Figure 7.12: Step 6 of the Restructure Data Wizard.
Click on Next and the last window will open (Figure 7.13).
Figure 7.13: Last step of the Restructure Data Wizard.
This is the final step. Click on Finish (if we wish to paste the syntax we can choose for that here). Be aware that your converted dataset replaces now your original dataset (Figure 7.14). To keep both datasets, use for Save as in the menu file and choose another file name for the converted file.
Figure 7.14: Example of the AGGO dataset in wide format.

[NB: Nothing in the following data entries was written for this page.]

## Add paired-stage hand-over variant of fire_chain to halve ring barriers

Result: no change. 83990 images/s (median of 3 runs) (-0.0%).

```diff
diff --git a/squeezedet_amd/csrc/chain.hip b/squeezedet_amd/csrc/chain.hip
--- a/squeezedet_amd/csrc/chain.hip
+++ b/squeezedet_amd/csrc/chain.hip
@@ -69,10 +69,14 @@
   return v;
 }
 
-template <int NCH, int NSQ, bool WY, int RING, int DBG = 0>
-__global__ __launch_bounds__(512, 2) void fire_chain(ChainArgs a) {
+constexpr int PAIR_BEHIND = 1;
+constexpr int pair_wait(int h, int ne) { return PAIR_BEHIND * (2 - h) + 4 * ne; }
+
+template <int NCH, int NSQ, bool WY, int RING, int DBG, bool PAIR>
+__device__ __forceinline__ void fire_chain_body(const ChainArgs& a) {
   using T = f16;
-  constexpr int LOOK = RING - 2;
+  static_assert(!PAIR || RING == 6, "a paired hand-over needs the 6-stage ring");
+  constexpr int LOOK = PAIR ? 3 : RING - 2;
   constexpr int TH = (NSQ + 1) / 2;
   extern __shared__ __attribute__((aligned(16))) unsigned char lds[];
   const int lane = threadIdx.x & 63;
@@ -172,20 +176,43 @@
     return *reinterpret_cast<const i32x4*>(ring + bo + f * 1024 + lane * 16);
   };
   int ks = 0, ep_ks = -100;
-  auto sync = [&](bool lds_writes) {
-    bool st = false;
-    if constexpr (WY) { st = (ks - ep_ks) < LOOK; ++ks; }
-    if constexpr (DBG < 1) {
-      if (h == 0) { if (st) vm_wait<2 * (LOOK - 1) + 4>(); else vm_wait<2 * (LOOK - 1)>(); }
-      else { if (st) vm_wait<(LOOK - 1) + 4>(); else vm_wait<(LOOK - 1)>(); }
-    }
-    if (lds_writes) asm volatile("s_waitcnt lgkmcnt(0)" ::: "memory");
-    if constexpr (DBG < 3) __builtin_amdgcn_s_barrier();
-    asm volatile("" ::: "memory");
+  int odd = 1;
+  int ne = 0;
+  auto sync = [&](bool lds_writes, bool guard = false) {
+    if constexpr (PAIR) {
+      const bool ho = odd != 0;
+      if (ho) {
+        if constexpr (DBG < 1) {
+          if constexpr (WY) {
+            if (h == 0) { if (ne == 0) vm_wait<pair_wait(0, 0)>(); else if (ne == 1) vm_wait<pair_wait(0, 1)>(); else vm_wait<pair_wait(0, 2)>(); }
+            else { if (ne == 0) vm_wait<pair_wait(1, 0)>(); else if (ne == 1) vm_wait<pair_wait(1, 1)>(); else vm_wait<pair_wait(1, 2)>(); }
+            ne = 0;
+          } else {
+            if (h == 0) vm_wait<pair_wait(0, 0)>(); else vm_wait<pair_wait(1, 0)>();
+          }
+        }
+      }
+      if (lds_writes) asm volatile("s_waitcnt lgkmcnt(0)" ::: "memory");
+      if constexpr (DBG < 3) { if (ho || lds_writes || guard) __builtin_amdgcn_s_barrier(); }
+      asm volatile("" ::: "memory");
+      return ho;
+    } else {
+      bool st = false;
+      if constexpr (WY) { st = (ks - ep_ks) < LOOK; ++ks; }
+      if constexpr (DBG < 1) {
+        if (h == 0) { if (st) vm_wait<2 * (LOOK - 1) + 4>(); else vm_wait<2 * (LOOK - 1)>(); }
+        else { if (st) vm_wait<(LOOK - 1) + 4>(); else vm_wait<(LOOK - 1)>(); }
+      }
+      if (lds_writes) asm volatile("s_waitcnt lgkmcnt(0)" ::: "memory");
+      if constexpr (DBG < 3) __builtin_amdgcn_s_barrier();
+      asm volatile("" ::: "memory");
+      return true;
+    }
   };
   auto next_buf = [&]() {
     cbo = nbo;
     nbo = nbo + STAGE_B == RING * STAGE_B ? 0 : nbo + STAGE_B;
+    if constexpr (PAIR) odd ^= 1;
   };
 
   f32x4 accs[TH > 0 ? TH : 1][4];
@@ -204,6 +231,7 @@
   sync(false);
   CTL(3);
   refill();
+  if constexpr (PAIR) { refill(); odd = 0; }
 #pragma unroll
   for (int n = 0; n < 2; ++n) an[n] = lda(0, 2 * h + n);
 
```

Figure 7.14. Converted wide to long dataset.
7.7 Restructuring from wide to long in R
To convert a dataset in R from wide to long, you can use the reshape function. Before you convert a wide dataset, it is a good idea to redesign the dataset a little bit and to place all variables in the order of their names. It is than easier to apply the reshape function. You see an example in the R code below, where all Cholesterol variables are nicely ordered.
library(foreign)
dataset <- read.spss(file="AGGO_wide.sav", to.data.frame = T)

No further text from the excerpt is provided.